§ **YOUR ASSIGNMENT**:
In the entries below, every line with the string "unsigned" is to be reported.

§ **DATA SUPPLIED**:
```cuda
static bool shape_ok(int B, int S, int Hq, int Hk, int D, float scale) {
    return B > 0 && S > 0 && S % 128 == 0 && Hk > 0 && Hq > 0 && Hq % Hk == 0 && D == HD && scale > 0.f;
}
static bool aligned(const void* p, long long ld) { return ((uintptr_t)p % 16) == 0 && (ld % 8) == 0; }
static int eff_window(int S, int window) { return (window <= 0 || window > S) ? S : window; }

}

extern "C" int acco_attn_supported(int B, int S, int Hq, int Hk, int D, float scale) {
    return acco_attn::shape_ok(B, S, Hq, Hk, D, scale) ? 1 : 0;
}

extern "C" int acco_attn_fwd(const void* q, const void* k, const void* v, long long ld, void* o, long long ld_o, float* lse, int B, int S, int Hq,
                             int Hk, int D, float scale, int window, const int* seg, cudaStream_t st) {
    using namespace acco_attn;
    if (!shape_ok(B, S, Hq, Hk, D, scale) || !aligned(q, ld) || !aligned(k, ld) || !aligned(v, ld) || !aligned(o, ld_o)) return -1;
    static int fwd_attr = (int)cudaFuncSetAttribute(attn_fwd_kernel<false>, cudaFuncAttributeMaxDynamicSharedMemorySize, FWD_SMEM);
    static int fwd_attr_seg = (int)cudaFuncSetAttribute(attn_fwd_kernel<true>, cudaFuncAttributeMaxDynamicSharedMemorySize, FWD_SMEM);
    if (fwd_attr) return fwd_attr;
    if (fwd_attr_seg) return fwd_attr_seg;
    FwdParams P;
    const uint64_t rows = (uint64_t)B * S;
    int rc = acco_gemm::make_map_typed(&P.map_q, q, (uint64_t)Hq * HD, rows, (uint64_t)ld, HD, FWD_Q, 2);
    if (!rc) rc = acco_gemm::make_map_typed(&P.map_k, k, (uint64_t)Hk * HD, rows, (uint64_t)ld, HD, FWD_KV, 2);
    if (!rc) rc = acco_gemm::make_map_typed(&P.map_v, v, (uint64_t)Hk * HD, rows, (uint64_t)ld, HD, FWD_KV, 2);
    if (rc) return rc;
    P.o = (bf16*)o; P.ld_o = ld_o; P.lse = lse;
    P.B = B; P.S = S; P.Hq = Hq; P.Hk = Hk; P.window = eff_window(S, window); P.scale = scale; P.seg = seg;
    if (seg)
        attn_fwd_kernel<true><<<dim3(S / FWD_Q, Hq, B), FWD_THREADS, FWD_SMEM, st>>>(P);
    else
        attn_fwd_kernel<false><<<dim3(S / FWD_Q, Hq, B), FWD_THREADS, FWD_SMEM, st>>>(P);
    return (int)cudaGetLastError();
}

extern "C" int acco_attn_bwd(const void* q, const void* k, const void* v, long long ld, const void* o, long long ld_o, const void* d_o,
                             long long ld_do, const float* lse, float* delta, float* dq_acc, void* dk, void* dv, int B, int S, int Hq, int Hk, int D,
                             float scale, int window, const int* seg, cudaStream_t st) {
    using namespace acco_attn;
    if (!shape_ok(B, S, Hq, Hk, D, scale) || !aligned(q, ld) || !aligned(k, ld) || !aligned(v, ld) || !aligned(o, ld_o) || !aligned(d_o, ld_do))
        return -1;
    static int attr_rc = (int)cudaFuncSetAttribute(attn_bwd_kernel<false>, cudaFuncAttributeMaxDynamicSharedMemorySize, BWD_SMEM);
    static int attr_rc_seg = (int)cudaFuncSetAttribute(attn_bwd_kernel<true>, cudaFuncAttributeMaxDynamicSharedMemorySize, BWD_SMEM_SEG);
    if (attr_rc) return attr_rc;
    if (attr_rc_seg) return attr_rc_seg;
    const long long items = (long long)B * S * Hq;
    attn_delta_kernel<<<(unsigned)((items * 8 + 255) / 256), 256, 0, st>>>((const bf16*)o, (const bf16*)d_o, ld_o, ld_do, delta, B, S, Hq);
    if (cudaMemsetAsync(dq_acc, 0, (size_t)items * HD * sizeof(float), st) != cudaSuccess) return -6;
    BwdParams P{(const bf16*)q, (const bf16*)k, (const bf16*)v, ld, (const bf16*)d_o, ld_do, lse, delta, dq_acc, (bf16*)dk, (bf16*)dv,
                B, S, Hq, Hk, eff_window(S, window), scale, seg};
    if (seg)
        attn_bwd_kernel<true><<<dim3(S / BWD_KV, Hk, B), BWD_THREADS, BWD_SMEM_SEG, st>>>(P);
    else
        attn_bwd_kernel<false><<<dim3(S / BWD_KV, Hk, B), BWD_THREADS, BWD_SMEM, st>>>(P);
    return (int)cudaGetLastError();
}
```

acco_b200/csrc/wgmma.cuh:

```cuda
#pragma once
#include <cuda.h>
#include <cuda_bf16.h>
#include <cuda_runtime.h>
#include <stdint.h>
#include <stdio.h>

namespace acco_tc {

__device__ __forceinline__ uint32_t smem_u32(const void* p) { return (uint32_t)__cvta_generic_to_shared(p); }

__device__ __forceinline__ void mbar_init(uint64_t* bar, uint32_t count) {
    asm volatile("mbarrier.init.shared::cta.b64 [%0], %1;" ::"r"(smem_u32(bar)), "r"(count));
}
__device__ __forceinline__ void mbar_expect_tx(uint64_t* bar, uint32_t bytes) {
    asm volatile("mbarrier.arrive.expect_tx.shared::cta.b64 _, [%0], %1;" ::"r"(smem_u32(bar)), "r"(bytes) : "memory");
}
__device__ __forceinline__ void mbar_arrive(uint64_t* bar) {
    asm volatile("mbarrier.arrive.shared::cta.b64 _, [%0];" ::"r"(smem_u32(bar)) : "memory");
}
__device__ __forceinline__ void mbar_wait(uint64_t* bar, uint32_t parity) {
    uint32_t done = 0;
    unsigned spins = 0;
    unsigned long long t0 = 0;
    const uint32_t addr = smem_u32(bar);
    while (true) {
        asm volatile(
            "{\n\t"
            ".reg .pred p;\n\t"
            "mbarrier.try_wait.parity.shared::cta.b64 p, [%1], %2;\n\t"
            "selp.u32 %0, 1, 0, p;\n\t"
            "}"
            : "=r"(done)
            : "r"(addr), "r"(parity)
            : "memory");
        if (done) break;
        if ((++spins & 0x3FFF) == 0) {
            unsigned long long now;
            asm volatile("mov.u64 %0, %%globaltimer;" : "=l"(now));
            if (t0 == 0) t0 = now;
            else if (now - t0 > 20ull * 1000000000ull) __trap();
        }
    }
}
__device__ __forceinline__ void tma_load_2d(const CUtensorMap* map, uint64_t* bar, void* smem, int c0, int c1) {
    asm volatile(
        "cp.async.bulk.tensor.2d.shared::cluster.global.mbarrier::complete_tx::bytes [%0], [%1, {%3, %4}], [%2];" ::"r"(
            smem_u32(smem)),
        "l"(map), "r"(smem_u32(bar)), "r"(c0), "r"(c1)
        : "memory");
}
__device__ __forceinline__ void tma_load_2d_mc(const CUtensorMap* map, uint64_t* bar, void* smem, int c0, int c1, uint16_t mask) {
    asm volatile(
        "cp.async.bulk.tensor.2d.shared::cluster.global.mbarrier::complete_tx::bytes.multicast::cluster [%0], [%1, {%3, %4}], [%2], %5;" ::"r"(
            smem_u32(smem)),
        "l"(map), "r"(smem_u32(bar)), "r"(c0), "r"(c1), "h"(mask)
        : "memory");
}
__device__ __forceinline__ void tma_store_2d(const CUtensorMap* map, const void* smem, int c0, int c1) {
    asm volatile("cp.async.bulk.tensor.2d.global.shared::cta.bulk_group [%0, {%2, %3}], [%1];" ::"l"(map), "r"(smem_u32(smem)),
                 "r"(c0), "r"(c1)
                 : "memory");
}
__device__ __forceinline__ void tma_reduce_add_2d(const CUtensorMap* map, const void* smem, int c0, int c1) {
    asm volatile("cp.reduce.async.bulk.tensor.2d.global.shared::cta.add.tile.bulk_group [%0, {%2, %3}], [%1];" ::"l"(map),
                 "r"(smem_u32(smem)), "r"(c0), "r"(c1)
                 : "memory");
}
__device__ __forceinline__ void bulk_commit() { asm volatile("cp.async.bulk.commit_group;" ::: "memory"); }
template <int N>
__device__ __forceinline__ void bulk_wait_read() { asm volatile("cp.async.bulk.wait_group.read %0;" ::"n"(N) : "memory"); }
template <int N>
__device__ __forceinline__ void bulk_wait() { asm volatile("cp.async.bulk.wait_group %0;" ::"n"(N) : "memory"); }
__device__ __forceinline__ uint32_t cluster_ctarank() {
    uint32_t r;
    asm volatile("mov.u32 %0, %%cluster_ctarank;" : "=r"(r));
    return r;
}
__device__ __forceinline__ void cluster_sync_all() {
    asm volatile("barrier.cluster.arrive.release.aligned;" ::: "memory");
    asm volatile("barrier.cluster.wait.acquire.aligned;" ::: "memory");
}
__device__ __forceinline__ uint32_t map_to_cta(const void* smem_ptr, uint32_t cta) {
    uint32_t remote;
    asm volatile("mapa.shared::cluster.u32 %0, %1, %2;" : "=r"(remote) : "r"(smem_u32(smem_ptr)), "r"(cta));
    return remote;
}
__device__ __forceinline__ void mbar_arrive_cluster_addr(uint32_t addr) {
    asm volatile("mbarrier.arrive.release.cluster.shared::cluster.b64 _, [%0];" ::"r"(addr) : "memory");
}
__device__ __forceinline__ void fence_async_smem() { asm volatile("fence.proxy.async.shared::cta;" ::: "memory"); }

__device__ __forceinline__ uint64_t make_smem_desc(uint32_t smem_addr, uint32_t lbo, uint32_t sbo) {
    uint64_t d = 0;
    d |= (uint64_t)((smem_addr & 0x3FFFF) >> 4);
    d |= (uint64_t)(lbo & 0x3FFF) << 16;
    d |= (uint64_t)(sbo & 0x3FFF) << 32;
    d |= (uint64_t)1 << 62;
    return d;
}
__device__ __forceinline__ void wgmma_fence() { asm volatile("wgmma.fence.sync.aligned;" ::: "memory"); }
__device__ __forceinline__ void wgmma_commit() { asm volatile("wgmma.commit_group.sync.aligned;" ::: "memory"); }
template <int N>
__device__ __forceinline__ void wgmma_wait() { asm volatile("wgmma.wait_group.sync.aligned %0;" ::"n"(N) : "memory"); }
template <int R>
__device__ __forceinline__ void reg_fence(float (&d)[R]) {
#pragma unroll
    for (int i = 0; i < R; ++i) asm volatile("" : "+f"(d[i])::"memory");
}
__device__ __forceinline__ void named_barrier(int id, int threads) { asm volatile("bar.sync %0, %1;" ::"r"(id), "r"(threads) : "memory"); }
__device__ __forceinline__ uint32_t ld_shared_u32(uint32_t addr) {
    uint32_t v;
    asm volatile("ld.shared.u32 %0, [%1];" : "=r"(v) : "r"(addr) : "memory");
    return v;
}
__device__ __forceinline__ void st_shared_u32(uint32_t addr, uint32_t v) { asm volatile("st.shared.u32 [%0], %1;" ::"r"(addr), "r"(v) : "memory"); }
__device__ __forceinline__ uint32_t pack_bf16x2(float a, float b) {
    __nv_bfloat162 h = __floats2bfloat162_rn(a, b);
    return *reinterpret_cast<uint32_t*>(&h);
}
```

§ **RESULT BELOW**:
    attn_delta_kernel<<<(unsigned)((items * 8 + 255) / 256), 256, 0, st>>>((const bf16*)o, (const bf16*)d_o, ld_o, ld_do, delta, B, S, Hq);
    unsigned spins = 0;
    unsigned long long t0 = 0;
            unsigned long long now;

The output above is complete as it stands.